I was at the Montana Book Awards back in July and was feeling rather fruity. I wanted a special drink, something I’d never had before, something exotic and zingy. ‘I know!’ I thought to myself, thinking I was oh-so-clever and tongue-in-cheek, ‘I’ll order a pina colada! Hilarious!’
The drink took ten minutes to make. The bartender crafted it with such care that you might think he had harvested the pineapples from Fiji himself. It was clear he was A Master. Eventually he presented me with a tall glass filled with a fluffy, faintly radiant lemon-coloured liquid and topped with delicious chunks of fresh pineapple. There were no glace cherries or umbrellas in sight.
I sipped it.
I almost cried with delight.
A really good cocktail is kind of like a cake. When it’s done right, all the ingredients cohere and become something other than the sum of their parts. It’s a chemical thing. This was a Pina Colada in capital letters, because I could no longer taste the juice and the liqueur and the coconut cream, I could only taste delicious tropical ambrosia. I was kind of like how I would imagine Hawaii to taste if it were a drink. It was perfect, right down to the creamy coconut foam on the top.

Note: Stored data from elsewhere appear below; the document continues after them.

struct RowOrders { RowOrder o[3]; };
__global__ __launch_bounds__(1024) void row_order_kernel(RowOrders ro, int Breal, int B, int S, int32_t* __restrict__ steps_sum, int sum_rows)
{
    extern __shared__ int steps[];
    const RowOrder o = ro.o[blockIdx.x];
    for (int b = threadIdx.x; b < B; b += blockDim.x) steps[b] = b < Breal ? min(max(o.lens[b] + o.add, 1), S) : 1;
    __syncthreads();
    if (steps_sum && blockIdx.x == 0 && threadIdx.x < 64) {
        int v = 0;
        for (int b = threadIdx.x; b < Breal; b += 64) v += steps[b];
        for (int off = 32; off > 0; off >>= 1) v += __shfl_xor(v, off, 64);
        if (threadIdx.x == 0) { steps_sum[0] = v; steps_sum[1] = sum_rows; }
    }
    for (int b = threadIdx.x; b < B; b += blockDim.x) {
        const int mine = steps[b];
        int rank = 0;
        for (int c = 0; c < B; ++c) { const int v = steps[c]; rank += (v > mine) || (v == mine && c < b); }
        const int g = rank >> 4, w = g % o.cpj, jj = g / o.cpj;
        const int slot = (((w + (jj / o.T) * o.cpj) * o.T + jj % o.T) << 4) + (rank & 15);
        o.perm[slot] = b;
        o.slens[slot] = mine;
    }
}
hipError_t row_order(hipStream_t st, const RowOrder* orders, int n, int Breal, int B, int S, int32_t* steps_sum, int sum_rows)
{
    if (n <= 0) return hipSuccess;
    if (n > 3 || B % 16 || B < Breal || (size_t)B * 4 > 64 * 1024) return hipErrorInvalidValue;
    RowOrders ro{};
    for (int i = 0; i < n; ++i) ro.o[i] = orders[i];
    hipLaunchKernelGGL(row_order_kernel, dim3(n), dim3(1024), (size_t)B * sizeof(int), st, ro, Breal, B, S, steps_sum, sum_rows);
    return hipGetLastError();
}

__global__ __launch_bounds__(256) void row_map_local_kernel(const int32_t* __restrict__ lens, int add, int B, int32_t* __restrict__ map, int32_t* __restrict__ nact)
{
    __shared__ int scan[256];
    __shared__ int base_s;
    const int t = blockIdx.x, tid = threadIdx.x;
    if (tid == 0) base_s = 0;
    __syncthreads();
    for (int b0 = 0; b0 < B; b0 += 256) {
        const int b = b0 + tid;
        const int act = (b < B && t < lens[b] + add) ? 1 : 0;
        scan[tid] = act;
        __syncthreads();
        for (int off = 1; off < 256; off <<= 1) {
            const int v = tid >= off ? scan[tid - off] : 0;
            __syncthreads();
            scan[tid] += v;
            __syncthreads();
        }
        const int base = base_s;
        if (b < B) map[(size_t)t * B + b] = act ? base + scan[tid] - 1 : -1;
        __syncthreads();
        if (tid == 255) base_s = base + scan[255];
        __syncthreads();
    }
    if (tid == 0) nact[t] = base_s;
}
__global__ __launch_bounds__(256) void row_map_offset_kernel(int B, int S, int32_t* __restrict__ map, const int32_t* __restrict__ nact, int32_t* __restrict__ count)
{
    __shared__ int red[4];
    const int t = blockIdx.x, tid = threadIdx.x;
    int pre = 0;
    for (int c = tid; c < t; c += 256) pre += nact[c];
    pre = block_sum256(pre, red);
    __shared__ int off_s;
    if (tid == 0) off_s = pre;
    __syncthreads();
    const int off = off_s;
    for (int b = tid; b < B; b += 256) { const int v = map[(size_t)t * B + b]; if (v >= 0) map[(size_t)t * B + b] = v + off; }
    if (t == S - 1 && tid == 0) count[0] = off + nact[t];
}
hipError_t row_map(hipStream_t st, const int32_t* lens, int add, int S, int B, int32_t* map, int32_t* nact, int32_t* count)
{
    hipLaunchKernelGGL(row_map_local_kernel, dim3(S), dim3(256), 0, st, lens, add, B, map, nact);
    hipLaunchKernelGGL(row_map_offset_kernel, dim3(S), dim3(256), 0, st, B, S, map, nact, count);
    return hipGetLastError();
}
__global__ __launch_bounds__(256) void zero_rows_dyn_kernel(float4* __restrict__ X, const int32_t* __restrict__ count, int rows_max, int W4)
{
    const size_t n = (size_t)min(rows_max, *count) * W4, stride = (size_t)gridDim.x * blockDim.x;
    const float4 z = make_float4(0.f, 0.f, 0.f, 0.f);
    for (size_t i = (size_t)blockIdx.x * blockDim.x + threadIdx.x; i < n; i += stride) X[i] = z;
}
hipError_t zero_rows_dyn(hipStream_t st, float* X, const int32_t* count, int rows_max, int W)
{
    hipLaunchKernelGGL(zero_rows_dyn_kernel, dim3(2048), dim3(256), 0, st, reinterpret_cast<float4*>(X), count, rows_max, W / 4);
    return hipGetLastError();
}

__global__ __launch_bounds__(256) void pick_last_kernel(float* __restrict__ h, const float* __restrict__ hs,
                                                        const int32_t* __restrict__ lens, int B, int W, const int32_t* __restrict__ map)
{
    const int b = blockIdx.x;
    int t = max(lens[b] - 1, 0);
    const long long mrow = map ? (long long)map[(size_t)t * B + b] : (long long)t * B + b;
    float4* d = reinterpret_cast<float4*>(h + (size_t)b * W);
    if (mrow < 0 || lens[b] <= 0) { for (int c = threadIdx.x; c < W / 4; c += blockDim.x) d[c] = make_float4(0.f, 0.f, 0.f, 0.f); return; }
    const float4* s = reinterpret_cast<const float4*>(hs + (size_t)mrow * W);
    for (int c = threadIdx.x; c < W / 4; c += blockDim.x) d[c] = s[c];
}
hipError_t pick_last(hipStream_t st, float* h, const float* hs, const int32_t* lens, int B, int W, const int32_t* map)
{
    hipLaunchKernelGGL(pick_last_kernel, dim3(B), dim3(256), 0, st, h, hs, lens, B, W, map);
    return hipGetLastError();
}
__global__ __launch_bounds__(256) void pick_last16_kernel(float* __restrict__ h, const unsigned short* __restrict__ hs, const int32_t* __restrict__ lens, int B, int W,
                                                          const int32_t* __restrict__ map)
{
    const int b = blockIdx.x;
    const int t = max(lens[b] - 1, 0);
    const long long mrow = map ? (long long)map[(size_t)t * B + b] : (long long)t * B + b;
    float4* d = reinterpret_cast<float4*>(h + (size_t)b * W);
    if (mrow < 0 || lens[b] <= 0) { for (int c = threadIdx.x; c < W / 4; c += blockDim.x) d[c] = make_float4(0.f, 0.f, 0.f, 0.f); return; }
    const uint2* s = reinterpret_cast<const uint2*>(hs + (size_t)mrow * W);
    for (int c = threadIdx.x; c < W / 4; c += blockDim.x) {
        const uint2 v = s[c];
        d[c] = make_float4(__uint_as_float(v.x << 16), __uint_as_float(v.x & 0xffff0000u), __uint_as_float(v.y << 16), __uint_as_float(v.y & 0xffff0000u));
    }
}
hipError_t pick_last16(hipStream_t st, float* h, const unsigned short* hs16, const int32_t* lens, int B, int W, const int32_t* map)
{
    hipLaunchKernelGGL(pick_last16_kernel, dim3(B), dim3(256), 0, st, h, hs16, lens, B, W, map);
    return hipGetLastError();
}
__global__ __launch_bounds__(256) void pick_last_add_kernel(float* __restrict__ dhs, const float* __restrict__ d,
// ... 324 lines not shown
    if (tid == 0 && a.loss_acc) atomicAdd(a.loss_acc, s_acc);
}
int softmax_ce_form(const CeArgs& a)
{
    if (a.V & 3) return -1;
    if (a.logits16 && (!a.grad16 || !a.write_grad)) return -1;
    if (a.logits16 && a.V <= 8192 && (a.V & 7) == 0 && !a.loss_acc) return 1;
    return a.V <= 8192 ? 0 : 2;
}
hipError_t softmax_ce(hipStream_t st, const CeArgs& a)
{
    if (a.n_max <= 0) return hipSuccess;
    const int form = softmax_ce_form(a);
    if (form < 0) return hipErrorInvalidValue;
    if (form == 1)      hipLaunchKernelGGL(softmax_ce_h16_kernel, dim3(min(a.n_max, 8192)), dim3(256), 0, st, a);
    else if (form == 0) hipLaunchKernelGGL(softmax_ce_reg_kernel, dim3(min(a.n_max, 8192)), dim3(256), 0, st, a);
    else                hipLaunchKernelGGL(softmax_ce_kernel, dim3(min(a.n_max, 8192)), dim3(256), 0, st, a);
    return hipGetLastError();
}

__global__ __launch_bounds__(256) void argmax_rows_kernel(const float* __restrict__ logits, int32_t* __restrict__ pred, int n, int V)
{
    __shared__ float s_bv[4]; __shared__ int s_bi[4];
    const int tid = threadIdx.x;
    for (int row = blockIdx.x; row < n; row += gridDim.x) {
        const float* x = logits + (size_t)row * V;
        ArgFirst am;
        for (int c = tid; c < V; c += 256) am.take(x[c], c);
        am.wave_merge();
        __syncthreads();
        am.block_merge<4, false>(s_bv, s_bi);
        if (tid == 0) pred[row] = am.i;
    }
}
hipError_t argmax_rows(hipStream_t st, const float* logits, int32_t* pred, int n, int V)
{
    if (n <= 0) return hipSuccess;
    hipLaunchKernelGGL(argmax_rows_kernel, dim3(min(n, 4096)), dim3(256), 0, st, logits, pred, n, V);
    return hipGetLastError();
}

__global__ __launch_bounds__(256) void sample_rows_kernel(const float* __restrict__ logits, int n, int V, int t, SampleParams sp,
                                                          const int32_t* __restrict__ lead, int eos,
                                                          int32_t* __restrict__ pred, float* __restrict__ logp)
{
    __shared__ unsigned s_sel[258];
    __shared__ float s_pick[5 * 4];
    const int tid = threadIdx.x;
    const uint64_t key = sample_key(sp.seed);
    for (int row = blockIdx.x; row < n; row += gridDim.x) {
        if (lead && t > 0 && lead[row] == eos) {
            if (tid == 0) { pred[row] = eos; if (logp) logp[row] = 0.f; }
            continue;
        }
        const float* x = logits + (size_t)row * V;
        unsigned thr = 0;
        if (sp.top_k > 0 && sp.top_k < V)
            thr = kth_largest_key([&](auto f) { for (int c = tid; c < V; c += 256) f(order_key(x[c])); }, (unsigned)sp.top_k, s_sel);
        Pick p = pick_kept([&](auto f) { for (int c = tid; c < V; c += 256) { const float l = x[c]; if (l == l) f(c, l); } },
                           thr, sp.inv_t, sp.noise != 0, key, sample_base(row, t));
        p.wave_merge();
        __syncthreads();
        p.block_merge<4>(s_pick);
        if (tid == 0) {
            pred[row] = p.token();
            if (logp) logp[row] = p.none() ? __int_as_float(0x7fc00000) : p.logp();
        }
    }
}
hipError_t sample_rows(hipStream_t st, const float* logits, int n, int V, int t, const SampleParams& sp, const int32_t* lead, int eos,
                       int32_t* pred, float* logp)
{
    if (n <= 0) return hipSuccess;
    if (V < 1 || V > (1 << 20) || t < 0 || t >= (1 << 20) || sp.top_k < 0) return hipErrorInvalidValue;
    hipLaunchKernelGGL(sample_rows_kernel, dim3(min(n, 4096)), dim3(256), 0, st, logits, n, V, t, sp, lead, eos, pred, logp);
    return hipGetLastError();
}

constexpr int kRowRegs = 32;
template <bool kReg>
__global__ __launch_bounds__(256) void sample_rows_p_kernel(const float* __restrict__ logits, int n, int V, int t, SampleParams sp, float top_p,
                                                            const int32_t* __restrict__ lead, int eos,
                                                            int32_t* __restrict__ pred, float* __restrict__ logp, int32_t* __restrict__ nkept)
{
    __shared__ unsigned s_sel[258];
    __shared__ unsigned long long s_mass[260];
    __shared__ float s_pick[5 * 4], s_mx[4];
    const int tid = threadIdx.x, lane = tid & 63, wave = tid >> 6;
    const uint64_t key = sample_key(sp.seed);
    for (int row = blockIdx.x; row < n; row += gridDim.x) {
        if (lead && t > 0 && lead[row] == eos) {
            if (tid == 0) { pred[row] = eos; if (logp) logp[row] = 0.f; if (nkept) nkept[row] = 0; }
            continue;
        }
        const float* x = logits + (size_t)row * V;
        [[maybe_unused]] float lv[kReg ? kRowRegs : 1];
        [[maybe_unused]] unsigned long long wt[kReg ? kRowRegs : 1];
        if constexpr (kReg) {
#pragma unroll
            for (int i = 0; i < kRowRegs; ++i) { const int c = tid + i * 256; lv[i] = c < V ? x[c] : __int_as_float(0x7fc00000); }
        }
        auto each = [&](auto f) {
            if constexpr (kReg) {
#pragma unroll
                for (int i = 0; i < kRowRegs; ++i) if (lv[i] == lv[i]) f(i, tid + i * 256, lv[i]);
            } else {
                for (int c = tid; c < V; c += 256) { const float l = x[c]; if (l == l) f(0, c, l); }
            }
        };
        unsigned thr = 0;
        if (sp.top_k > 0 && sp.top_k < V)
            thr = kth_largest_key([&](auto f) { each([&](int, int, float l) { f(order_key(l)); }); }, (unsigned)sp.top_k, s_sel);
        float mx = -INFINITY;
        each([&](int, int, float l) { if (order_key(l) >= thr) mx = fmaxf(mx, l * sp.inv_t); });
        mx = wave_max(mx);
        if (lane == 0) s_mx[wave] = mx;
        __syncthreads();
        mx = fmaxf(fmaxf(s_mx[0], s_mx[1]), fmaxf(s_mx[2], s_mx[3]));
        if constexpr (kReg) {
#pragma unroll
            for (int i = 0; i < kRowRegs; ++i) wt[i] = mass_weight(lv[i] * sp.inv_t, mx);
        }
        unsigned nk = 0;
        thr = mass_threshold_key([&](auto f) {
            each([&](int i, int, float l) {
                const unsigned k = order_key(l);
                if (k < thr) return;
                if constexpr (kReg) f(k, wt[i]); else f(k, mass_weight(l * sp.inv_t, mx));
            });
        }, top_p, s_mass, &nk);
        Pick p = pick_kept([&](auto f) { each([&](int, int c, float l) { f(c, l); }); }, thr, sp.inv_t, true, key, sample_base(row, t));
        p.wave_merge();
        p.block_merge<4>(s_pick);
        if (tid == 0) {
            pred[row] = p.token();
            if (logp) logp[row] = p.none() ? __int_as_float(0x7fc00000) : p.logp();
            if (nkept) nkept[row] = (int)nk;
        }
        __syncthreads();
    }
}
hipError_t sample_rows_p(hipStream_t st, const float* logits, int n, int V, int t, const SampleParams& sp, float top_p, const int32_t* lead,
                         int eos, int32_t* pred, float* logp, int32_t* nkept)
{
    if (n <= 0) return hipSuccess;
    if (V < 1 || V > (1 << 20) || t < 0 || t >= (1 << 20) || sp.top_k < 0 || !sp.noise || !(top_p > 0.f && top_p < 1.f)) return hipErrorInvalidValue;
    if (V <= kRowRegs * 256)
        hipLaunchKernelGGL(sample_rows_p_kernel<true>, dim3(min(n, 4096)), dim3(256), 0, st, logits, n, V, t, sp, top_p, lead, eos, pred, logp, nkept);
    else
        hipLaunchKernelGGL(sample_rows_p_kernel<false>, dim3(min(n, 4096)), dim3(256), 0, st, logits, n, V, t, sp, top_p, lead, eos, pred, logp, nkept);
    return hipGetLastError();
}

At this moment, a new obsession was born. I made it my mission to taste as many pina coladas around Auckland as I could.
Deschlers, High St
From an ecstatic high I tumbled to the deepest of lows.
I should have known this was a bad idea when the bartender grumpily made my friend and I go and buy our own coconut cream. I’m not joking. Some fumbling gestures resembling making a drink followed… he may even have consulted a cocktail book. For a pina colada! Possibly the most famous albeit lamest drink ever! Something was whizzed up in a blender. We were presented with two glasses of ungarnished goo.

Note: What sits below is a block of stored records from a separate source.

# MikeWangWZHL/VidIL

Hardware: AMD Instinct MI355X
Metric: frames/sec whole-node (BLIP caption+filt + CLIP visual-token) 224^2 8f/video (higher is better)
Workload: dtype bf16

## Files before the change

### vidil_amd/csrc/common.h

```cpp
#pragma once
#include <hip/hip_runtime.h>
#include <atomic>
#include <stdint.h>
#include <stdio.h>
#include "../../include/vidil_hip.h"

typedef _Float16 f16;
typedef _Float16 f16x4 __attribute__((ext_vector_type(4)));
typedef _Float16 f16x8 __attribute__((ext_vector_type(8)));
typedef __bf16 bf16;
typedef __bf16 bf16x4 __attribute__((ext_vector_type(4)));
typedef __bf16 bf16x8 __attribute__((ext_vector_type(8)));
typedef float f32x2 __attribute__((ext_vector_type(2)));
typedef float f32x4 __attribute__((ext_vector_type(4)));
typedef float f32x16 __attribute__((ext_vector_type(16)));
typedef uint32_t u32x2 __attribute__((ext_vector_type(2)));
typedef uint32_t u32x4 __attribute__((ext_vector_type(4)));

#define VIDIL_WAVE 64

void vidil_set_error(const char* fmt, ...);
int vidil_cu_count();
int vidil_lds_opt_in(std::atomic<unsigned long long>& mask, const void* kern, int bytes, const char* who);
const char* vidil_dev_env(const char* name);

bool vidil_gemm256_eligible(const vidil_gemm_args& a, bool any_size = false);
int vidil_gemm256_launch(const vidil_gemm_args& a, hipStream_t s);
const char* vidil_gemm256_variant(const vidil_gemm_args& a);
bool vidil_gemm4w128_wanted(const vidil_gemm_args& a);
int vidil_gemm4w128_launch(const vidil_gemm_args& a, hipStream_t s);
bool vidil_gemm_c3_serves(const vidil_gemm_args& a);
int vidil_gemm4w_c3_launch(const vidil_gemm_args& a, hipStream_t s);

#define VIDIL_REQUIRE(cond, ...)                \
  do {                                          \
    if (!(cond)) {                              \
      vidil_set_error(__VA_ARGS__);             \
      return VIDIL_EINVAL;                      \
    }                                           \
  } while (0)

#define VIDIL_CHECK_LAUNCH(what)                                            \
  do {                                                                      \
    hipError_t e__ = hipGetLastError();                                     \
    if (e__ != hipSuccess) {                                                \
      vidil_set_error("%s: launch failed: %s", what, hipGetErrorString(e__)); \
      return VIDIL_ELAUNCH;                                                 \
    }                                                                       \
  } while (0)

__host__ __device__ __forceinline__ int vt_pos(int t) { return t ^ ((((t >> 2) ^ (t >> 3)) & 1) * 12); }

__host__ __device__ __forceinline__ size_t ktile_off(int t, int c) {
  return (size_t)(t >> 5) * 2048 + (size_t)(((c >> 3) * 32 + (t & 31)) * 8 + (c & 7));
}
__host__ __device__ __forceinline__ size_t vtile_off(int t, int d) {
  const int tt = t & 31, g = (tt & 15) >> 2;
  return (size_t)(t >> 5) * 2048 +
         (size_t)(((((tt >> 4) * 2 + (d >> 5)) * 2 + (g & 1)) * 32 + (d & 31)) * 8 + (g >> 1) * 4 + (tt & 3));
}

__device__ __forceinline__ float wave_sum(float v) {
#pragma unroll
  for (int o = 32; o > 0; o >>= 1) v += __shfl_xor(v, o, 64);
  return v;
}
__device__ __forceinline__ float wave_max(float v) {
#pragma unroll
  for (int o = 32; o > 0; o >>= 1) v = fmaxf(v, __shfl_xor(v, o, 64));
  return v;
}
__device__ __forceinline__ f16 to_f16(float v) {
  asm volatile("" : "+v"(v));
  return (f16)v;
}
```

VISCOUS was the word that instantly sprang to our lips. VOMIT was another one. As in ‘this is kind of like how I imagine it would taste if someone drank a pina colada and vomited it up into a glass’. We were forced to attempt to ‘drink’ the beverage using a spoon, due to its viscosity. It was the single worst cocktail experience of my life. We tried to exchange our glasses of spew for a different drink and the bartender was unapologetic and rude. Don’t do it people! Not for pina coladas. And probably not for anything else either, except maybe if you get a hankering for a seedy old man.
Food Alley, Albert St
I’ve long been a fan of the $2 cask wine at Food Alley. Imagine my excitement when I noticed their incredibly naff cocktail menu. Pina colada! Singapore Sling! Pink Panther! It’s all there, you should check it out. And all only $7! If you’re downstairs that is… upstairs they’re only $6.50! I ordered one upstairs and it arrived bedecked in an adorably naff glace cherry. Yay! It was a very utilitarian drink. Requisite pineapple and coconut flavours present but not a lot of alcohol detected and that glorious alchemy that occurred in the Sky City cocktail bar apparently hadn’t eventuated here. However, it was tasty, refreshing, and less than half the usual price.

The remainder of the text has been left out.